Ce fonctionnement, qui brise toutes les règles de la société moderne, est fragile. Or, on observe de plus en plus que les hautes administrations des universités à travers le monde maltraitent ce système en tentant de lui substituer le modèle de l'entreprise capitaliste. Les signes sont nombreux : le salaire des dirigeants augmente beaucoup plus rapidement que celui des professeurs et des autres membres du personnel, cherchant à s'aligner sur celui des P.D.G. (heureusement, il est encore à la traîne); les postes d'administrateurs bien payés se multiplient — car il faut planifier, créer des programmes, tenir des réunions. Durant ce temps, les pressions sur les professeurs se multiplient, afin que leur performance augmente, en général, sans aucune contrepartie. Ainsi, les décisions deviennent de plus en plus autocratiques et les professeurs apparaissent comme de simples exécutants au service de l'administration; en contradiction profonde avec l'esprit même de l'université.

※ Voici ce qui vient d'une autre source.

template <int BM, bool CH, int NC, bool REG = false>
__global__ __launch_bounds__(LgCfg<BM>::NW * 64) void gemm_ln_kernel(const GemmLnArgs args) {
  using CF = LgCfg<BM>;
  constexpr int S = CF::S;
  constexpr int VS = NC * LG_BN + 8;
  constexpr int NROW = NC * LG_BN;
  static_assert(!CH || (BM == 32 && LG_CH_SMEM >= S * CF::STAGE && 32 * LG_VS * 4 <= LG_A2_OFF), "LDS map");
  static_assert(NC == 1 || (NC == 2 && BM == 32 && !CH && 32 * VS * 4 <= S * CF::STAGE), "LDS map (NC = 2)");
  static_assert(!REG || (BM == 32 && NC == 1 && LR_SMEM <= S * CF::STAGE), "LDS map (REG)");
  static_assert(!(REG && CH) || (32 * LG_VS * 4 <= LR_A2_OFF && LR_CH_SMEM <= 160 * 1024), "LDS map (REG, chained)");
  constexpr int A2OFF = REG ? LR_A2_OFF : LG_A2_OFF, SCROFF = REG ? LR_SCR_OFF : LG_SCR_OFF;
  __shared__ __attribute__((aligned(1024))) char smem[CH ? (REG ? LR_CH_SMEM : LG_CH_SMEM) : S * CF::STAGE];
  const unsigned gx = gridDim.x;
  const unsigned nwg = gx * gridDim.z;
  const unsigned orig = blockIdx.x + gx * blockIdx.z;
  const unsigned xcd = orig & 7, q8 = nwg >> 3, r8 = nwg & 7;
  const unsigned wgid = (xcd < r8 ? xcd * (q8 + 1) : r8 * (q8 + 1) + (xcd - r8) * q8) + (orig >> 3);
  const int pid = wgid / gx, bx = wgid % gx;
  const sca_gemm_problem& P = args.p[pid];
  const sca_gemm_ln_problem& LN = args.ln[pid];
  const int m0 = bx * BM;
  if (m0 >= P.M) return;
#ifdef SCA_GEMM_STAMPS
  const unsigned stamp_id = wgid;
#define SCA_LN_STAMP(slot) \
  if (threadIdx.x == 0 && stamp_id < STAMP_MAX) g_stamps[stamp_id][slot] = __builtin_amdgcn_s_memrealtime()
#else
#define SCA_LN_STAMP(slot) \
  do {                     \
  } while (0)
#endif
  SCA_LN_STAMP(0);
  const int lane = threadIdx.x & 63, wave = threadIdx.x >> 6;
  const sca_gemm_seg& G = P.seg[0];
  const int total = G.K / GL_BK;
  const int ttot = NC * total;

  const bool has_a = wave < CF::A_PIECES;
  const float* pa = lg_src(G.A, G.lda, m0, P.M, has_a ? wave : 0, lane);
  constexpr int BPW = CF::BPW;
  const float* pb[2] = {lg_src(G.B, G.ldb, 0, P.N, BPW * wave, lane),
                        lg_src(G.B, G.ldb, 0, P.N, BPW * wave + 1, lane)};
  const long pstep = 16L * G.ldb;
  auto dma = [&](int t, int stage) {
    char* base = smem + stage * CF::STAGE;
    const int half = NC == 2 && t >= total ? 1 : 0;
    const long kk = (long)(t - half * total) * GL_BK;
    const long hoff = (long)half * LG_BN * G.ldb;
    if (has_a) gl_dma(pa + kk, base + wave * GL_PIECE);
#pragma unroll
    for (int c = 0; c < BPW; ++c)
      gl_dma(pb[c & 1] + (c >> 1) * pstep + hoff + kk, base + CF::A_BYTES + (BPW * wave + c) * GL_PIECE);
  };

  constexpr int RPW = BM / CF::NW;
  const int n = 4 * lane;
  f32x4 rin[RPW][NC];
#pragma unroll
  for (int i = 0; i < RPW; ++i) {
    const int m = min(m0 + RPW * wave + i, P.M - 1);
#pragma unroll
    for (int c = 0; c < NC; ++c) rin[i][c] = ld4((P.resid ? P.resid + (long)m * P.ldr : LN.gamma) + LG_BN * c + n);
  }
  const f32x4 zero = {0.f, 0.f, 0.f, 0.f};
  f32x4 bias4[NC], gam[NC], bet[NC];
#pragma unroll
  for (int c = 0; c < NC; ++c) {
    bias4[c] = P.bias ? ld4(P.bias + LG_BN * c + n) : zero;
    gam[c] = ld4(LN.gamma + LG_BN * c + n);
    bet[c] = ld4(LN.beta + LG_BN * c + n);
  }
  float* V = reinterpret_cast<float*>(smem);
  const float alpha = G.alpha;
  if constexpr (REG) {
    f32x4 acc[2][2];
    ln_rows_reg<false>(P, m0, V, acc);
    SCA_LN_STAMP(1);
    const int li = lane & 15, kg = lane >> 4;
#pragma unroll
    for (int i = 0; i < 2; ++i)
#pragma unroll
      for (int j = 0; j < 2; ++j)
#pragma unroll
        for (int r = 0; r < 4; ++r) V[(16 * i + 4 * kg + r) * VS + 32 * wave + 16 * j + li] = acc[i][j][r] * alpha;
  } else if constexpr (BM == 32) {
    f32x16 acc[NC];
#pragma unroll
    for (int c = 0; c < NC; ++c)
#pragma unroll
      for (int r = 0; r < 16; ++r) acc[c][r] = 0.f;
#pragma unroll
    for (int i = 0; i < S - 1; ++i)
      if (i < ttot) dma(i, i);
    auto slice = [&](int t, f32x16& ac) {
      if (t + S - 2 < ttot) {
        if (has_a) gl_wait_vm<(BPW + 1) * (S - 2)>();
        else gl_wait_vm<BPW * (S - 2)>();
      } else {
        gl_wait_vm<0>();
      }
      __builtin_amdgcn_s_barrier();
      __builtin_amdgcn_sched_barrier(0);
      if (t + S - 1 < ttot) dma(t + S - 1, (t + S - 1) % S);
      const char* As = smem + (t % S) * CF::STAGE;
      const char* Bs = As + CF::A_BYTES;
      f32x4 fa[4], fb[4];
#pragma unroll
      for (int g = 0; g < 4; ++g) {
        fa[g] = gl_frag<true>(As, 0, g, lane);
        fb[g] = gl_frag<true>(Bs, 32 * wave, g, lane);
      }
#pragma unroll
      for (int g = 0; g < 4; ++g)
#pragma unroll
        for (int j = 0; j < 4; ++j) ac = mfma32(fa[g][j], fb[g][j], ac);
    };
    for (int t = 0; t < total; ++t) slice(t, acc[0]);
    if constexpr (NC == 2)
      for (int t = total; t < ttot; ++t) slice(t, acc[1]);
    __syncthreads();
    SCA_LN_STAMP(1);
    const int col = lane & 31, rowh = 4 * (lane >> 5);
#pragma unroll
    for (int c = 0; c < NC; ++c)
#pragma unroll
      for (int r = 0; r < 16; ++r)
        V[((r & 3) + 8 * (r >> 2) + rowh) * VS + LG_BN * c + 32 * wave + col] = acc[c][r] * alpha;
  } else {
    f32x4 acc[4];
#pragma unroll
    for (int j = 0; j < 4; ++j) acc[j] = f32x4{0.f, 0.f, 0.f, 0.f};
    const int li = lane & 15, grp = lane >> 4;
    if (total > 0) dma(0, 0);
    for (int t = 0; t < total; ++t) {
      gl_wait_vm<0>();
      __builtin_amdgcn_s_barrier();
      __builtin_amdgcn_sched_barrier(0);
      if (t + 1 < total) dma(t + 1, (t + 1) % S);
      const char* As = smem + (t % S) * CF::STAGE;
      const char* Bs = As + CF::A_BYTES;
#pragma unroll
      for (int c = 0; c < 2; ++c) {
        const f32x4 af = lg_slot(As, li, 4 * c + grp);
        f32x4 bf[4];
#pragma unroll
        for (int j = 0; j < 4; ++j) bf[j] = lg_slot(Bs, 64 * wave + 16 * j + li, 4 * c + grp);
#pragma unroll
        for (int r = 0; r < 4; ++r)
#pragma unroll
          for (int j = 0; j < 4; ++j) acc[j] = mfma16(af[r], bf[j][r], acc[j]);
      }
    }
    __syncthreads();
#pragma unroll
    for (int j = 0; j < 4; ++j)
#pragma unroll
      for (int r = 0; r < 4; ++r) V[(4 * grp + r) * VS + 64 * wave + 16 * j + li] = acc[j][r] * alpha;
  }
  __syncthreads();
  __builtin_amdgcn_s_waitcnt(0x0F70);

  DropMask dm;
  const bool drop = (P.epi & SCA_EPI_DROPOUT) != 0;
  if (drop) dm.init(P.drop_seed, P.drop_p, args.drop_off);
  const float invN = 1.0f / NROW;
  f32x4 v[RPW][NC];
  float s[RPW];
#pragma unroll
  for (int i = 0; i < RPW; ++i) {
    const int lr = RPW * wave + i, m = min(m0 + lr, P.M - 1);
    s[i] = 0.f;
#pragma unroll
    for (int c = 0; c < NC; ++c) {
      f32x4 x = (ld4(&V[lr * VS + LG_BN * c + n]) + bias4[c]) * P.post_scale;
      if (drop) {
#pragma unroll
        for (int j = 0; j < 4; ++j)
          x[j] = dm.apply((uint32_t)m * (uint32_t)P.N + (uint32_t)(LG_BN * c + n + j), x[j]);
      }
      if (P.resid) x += rin[i][c];
      v[i][c] = x;
      s[i] += (x[0] + x[1]) + (x[2] + x[3]);
    }
  }
  const int nit2 = CH && REG ? 4 * LN.npass : 0;
  f32x4 st2[8];
  auto load2 = [&](int u) {
    int q = (u >> 2) + (args.rot && LN.npass > 0 ? bx % LN.npass : 0);
    q = q >= LN.npass ? q - LN.npass : q;
    const sca_gemm_chain_pass& Q = LN.pass[q];
    const __amdgpu_buffer_rsrc_t rb = __builtin_amdgcn_make_buffer_rsrc(
        const_cast<float*>(Q.B), 0, (int)(((long)(LG_BN - 1) * Q.ldb + LG_BN) * 4), 0x00020000);
    const int t = threadIdx.x;
#pragma unroll
    for (int j = 0; j < 8; ++j)
      st2[j] = tb_load(rb, ((32 * (t >> 6) + ((t & 63) >> 4) + 4 * j) * Q.ldb + 4 * (t & 15)) * 4, (u & 3) * 256);
  };
  auto store2 = [&]() {
    float* Bi = reinterpret_cast<float*>(smem);
    const int t = threadIdx.x;
#pragma unroll
    for (int j = 0; j < 8; ++j) st4(Bi + (32 * (t >> 6) + ((t & 63) >> 4) + 4 * j) * 68 + 4 * (t & 15), st2[j]);
  };
  if constexpr (CH && REG) {
    if (nit2 > 0) load2(0);
  }
  const int nsl = CH && !REG ? 8 * LN.npass : 0;
  const int prot = CH && args.rot && LN.npass > 0 ? bx % LN.npass : 0;
  auto pass_of = [&](int u) {
    int q = (u >> 3) + prot;
    return q >= LN.npass ? q - LN.npass : q;
  };
  auto dma2 = [&](int u, int stage) {
    const sca_gemm_chain_pass& Q = LN.pass[pass_of(u)];
    char* base = smem + stage * LG_B_BYTES;
    const long k0 = 32L * (u & 7);
#pragma unroll
    for (int c = 0; c < 4; ++c)
      gl_dma(lg_src(Q.B, Q.ldb, 0, LG_BN, 4 * wave + c, lane) + k0, base + (4 * wave + c) * GL_PIECE);
  };
  if constexpr (CH) {
    __syncthreads();
    if constexpr (REG) {
      if (nit2 > 0) store2();
      if (nit2 > 1) load2(1);
    } else {
      if (nsl > 0) dma2(0, 0);
      if (nsl > 1) dma2(1, 1);
    }
  }
#pragma unroll
  for (int o = 32; o > 0; o >>= 1)
#pragma unroll
    for (int i = 0; i < RPW; ++i) s[i] += __shfl_xor(s[i], o, 64);
  float q[RPW];
#pragma unroll
  for (int i = 0; i < RPW; ++i) {
    q[i] = 0.f;
#pragma unroll
    for (int c = 0; c < NC; ++c) {
      const f32x4 dv = v[i][c] - s[i] * invN;
      q[i] += (dv[0] * dv[0] + dv[1] * dv[1]) + (dv[2] * dv[2] + dv[3] * dv[3]);
    }
  }
#pragma unroll
  for (int o = 32; o > 0; o >>= 1)
#pragma unroll
    for (int i = 0; i < RPW; ++i) q[i] += __shfl_xor(q[i], o, 64);
#pragma unroll
  for (int i = 0; i < RPW; ++i) {
    const int lr = RPW * wave + i, m = m0 + lr;
    const float mean = s[i] * invN;
    const float rstd = 1.0f / sqrtf(q[i] * invN + args.eps);
#pragma unroll
    for (int c = 0; c < NC; ++c) {
      const f32x4 y = (v[i][c] - mean) * rstd * gam[c] + bet[c];
      if (CH) st4(reinterpret_cast<float*>(smem + A2OFF) + lr * LG_A2_LD + n, y);
      if (m < P.M) {
        st4g(P.C + (long)m * P.ldc + LG_BN * c + n, v[i][c]);
        st4g(LN.y + (long)m * NROW + LG_BN * c + n, y);
      }
    }
    if (m < P.M) {
      if (lane == 0) {
        st1g(LN.mean + m, mean);
        st1g(LN.rstd + m, rstd);
      }
    }
  }
  if constexpr (CH && REG) {
    const float* A2 = reinterpret_cast<const float*>(smem + A2OFF);
    const float* Bi = reinterpret_cast<const float*>(smem);
    float* scratch = reinterpret_cast<float*>(smem + SCROFF) + wave * 32 * EPI_LD;
    const int li = lane & 15, kg = lane >> 4;
    const int prot2 = args.rot && LN.npass > 0 ? bx % LN.npass : 0;
    f32x4 acc2[2][2];
#pragma unroll
    for (int i = 0; i < 2; ++i)
#pragma unroll
      for (int j = 0; j < 2; ++j) acc2[i][j] = f32x4{0.f, 0.f, 0.f, 0.f};
    lds_barrier();
    SCA_LN_STAMP(2);
    f32x4 cbias = f32x4{0.f, 0.f, 0.f, 0.f};
    auto iter2 = [&](auto wr_c, auto ld_c, int u) {
      constexpr bool WR = decltype(wr_c)::value, LDN = decltype(ld_c)::value;
      if ((u & 3) == 0) {
        int pq0 = (u >> 2) + prot2;
        pq0 = pq0 >= LN.npass ? pq0 - LN.npass : pq0;
        cbias = chain_bias(LN.pass[pq0], 32 * wave, lane);
      }
      f32x4 a[4][2], b[4][2];
#pragma unroll
      for (int kc = 0; kc < 4; ++kc)
#pragma unroll
        for (int q = 0; q < 2; ++q) {
          a[kc][q] = ld4(A2 + (16 * q + li) * LG_A2_LD + 64 * (u & 3) + 16 * kc + 4 * kg);
          b[kc][q] = ld4(Bi + (32 * wave + 16 * q + li) * 68 + 16 * kc + 4 * kg);
        }
      auto steps = [&](int t0, int t1) {
#pragma unroll
        for (int t = t0; t < t1; ++t)
#pragma unroll
          for (int i = 0; i < 2; ++i)
#pragma unroll
            for (int j = 0; j < 2; ++j) acc2[i][j] = mfma16(a[t >> 2][i][t & 3], b[t >> 2][j][t & 3], acc2[i][j]);
      };
      steps(0, 4);
      ilv_read<0, 4, 4, 4>();
      __builtin_amdgcn_sched_barrier(0);
      __builtin_amdgcn_fence(__ATOMIC_RELEASE, "wavefront");
      __builtin_amdgcn_wave_barrier();
      __builtin_amdgcn_fence(__ATOMIC_ACQUIRE, "wavefront");
      __builtin_amdgcn_sched_barrier(0);
      if constexpr (WR) {
        store2();
        if constexpr (LDN) load2(u + 2);
      }
      steps(4, 16);
      if constexpr (WR) ilv_store<0, 8, 1, 6>();
      if ((u & 3) == 3) {
#pragma unroll
        for (int i = 0; i < 2; ++i)
#pragma unroll
          for (int j = 0; j < 2; ++j)
#pragma unroll
            for (int r = 0; r < 4; ++r) scratch[(16 * i + 4 * kg + r) * EPI_LD + 16 * j + li] = acc2[i][j][r];
        __builtin_amdgcn_fence(__ATOMIC_RELEASE, "wavefront");
        __builtin_amdgcn_wave_barrier();
        __builtin_amdgcn_fence(__ATOMIC_ACQUIRE, "wavefront");
        f32x4 rows[4];
#pragma unroll
        for (int q = 0; q < 4; ++q) rows[q] = ld4(scratch + ((lane >> 3) + 8 * q) * EPI_LD + 4 * (lane & 7));
        int pq = (u >> 2) + prot2;
        pq = pq >= LN.npass ? pq - LN.npass : pq;
        chain_rows(LN.pass[pq], rows, m0, P.M, 32 * wave, lane, cbias);
        if (u == 3) SCA_LN_STAMP(3);
#pragma unroll
        for (int i = 0; i < 2; ++i)
#pragma unroll
          for (int j = 0; j < 2; ++j) acc2[i][j] = f32x4{0.f, 0.f, 0.f, 0.f};
        __builtin_amdgcn_fence(__ATOMIC_RELEASE, "wavefront");
        __builtin_amdgcn_wave_barrier();
        __builtin_amdgcn_fence(__ATOMIC_ACQUIRE, "wavefront");
      }
      __builtin_amdgcn_fence(__ATOMIC_RELEASE, "wavefront");
      __builtin_amdgcn_wave_barrier();
      __builtin_amdgcn_fence(__ATOMIC_ACQUIRE, "wavefront");
    };
    int u = 0;
#pragma unroll 1
    for (; u + 2 < nit2; ++u) iter2(std::true_type{}, std::true_type{}, u);
    if (u + 1 < nit2) iter2(std::true_type{}, std::false_type{}, u++);
    if (u < nit2) iter2(std::false_type{}, std::false_type{}, u);
  }
  if constexpr (CH && !REG) {
    const float* A2 = reinterpret_cast<const float*>(smem + LG_A2_OFF);
    float* scratch = reinterpret_cast<float*>(smem + LG_SCR_OFF) + wave * 32 * EPI_LD;
    const int col = lane & 31, h = lane >> 5;
    f32x16 acc2;
#pragma unroll
    for (int r = 0; r < 16; ++r) acc2[r] = 0.f;
    lds_barrier();
    SCA_LN_STAMP(2);
    const bool full = m0 + BM <= P.M;
    for (int u = 0; u < nsl; ++u) {
      if (!full) {
        gl_wait_vm<0>();
      } else if (u == 0) {
        if (nsl > 1) gl_wait_vm<20>();
        else gl_wait_vm<16>();
      } else if ((u & 7) == 0) {
        if (LN.pass[pass_of(u - 1)].epi & SCA_EPI_GELU) gl_wait_vm<8>();
        else gl_wait_vm<4>();
      } else {
        gl_wait_vm<0>();
      }
      __builtin_amdgcn_s_barrier();
      __builtin_amdgcn_sched_barrier(0);
      if (u >= 1 && u + 1 < nsl) dma2(u + 1, (u + 1) & 1);
      const int t = u & 7;
      const char* Bs = smem + (u & 1) * LG_B_BYTES;
      f32x4 fa[4], fb[4];
#pragma unroll
      for (int g = 0; g < 4; ++g) {
        fa[g] = ld4(A2 + col * LG_A2_LD + 32 * t + 8 * g + 4 * h);
        fb[g] = gl_frag<true>(Bs, 32 * wave, g, lane);
      }
#pragma unroll
      for (int g = 0; g < 4; ++g)
#pragma unroll
        for (int j = 0; j < 4; ++j) acc2 = mfma32(fa[g][j], fb[g][j], acc2);
      if (t == 7) {
        f32x4 rows[4];
        acc_to_rows(acc2, scratch, lane, rows);
        chain_rows(LN.pass[pass_of(u)], rows, m0, P.M, 32 * wave, lane, chain_bias(LN.pass[pass_of(u)], 32 * wave, lane));
#pragma unroll
        for (int r = 0; r < 16; ++r) acc2[r] = 0.f;
        if (u == 7) SCA_LN_STAMP(3);
      }
    }
  }
#ifdef SCA_GEMM_STAMPS
  asm volatile("s_waitcnt vmcnt(0)" ::: "memory");
  __syncthreads();
#endif
  SCA_LN_STAMP(4);
#undef SCA_LN_STAMP
}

Les conséquences de ces bouleversements sont immenses. Dans sa structure traditionnelle, l'université demeure un des seuls lieux de pensée indépendante et libre, formatrice et observatrice de la Société. Or, ceci déplaît aux administrateurs qui préféreraient une institution productrice, productrice d'étudiants bien formés, de technologies et d'applications au service de l'Économie. Les pans de savoir non productif, sans buts précis, ou qui ne se classent pas au niveau international sont dévalués au profit de domaines sélectionnés à courte vue, créant des vides qui seront difficiles à combler.

Ce n'est pas clair combien de temps encore l'université traditionnelle pourra survivre. J'espère que les professeurs et la société en général sauront résister à cette transformation dont les conséquences seront désastreuses.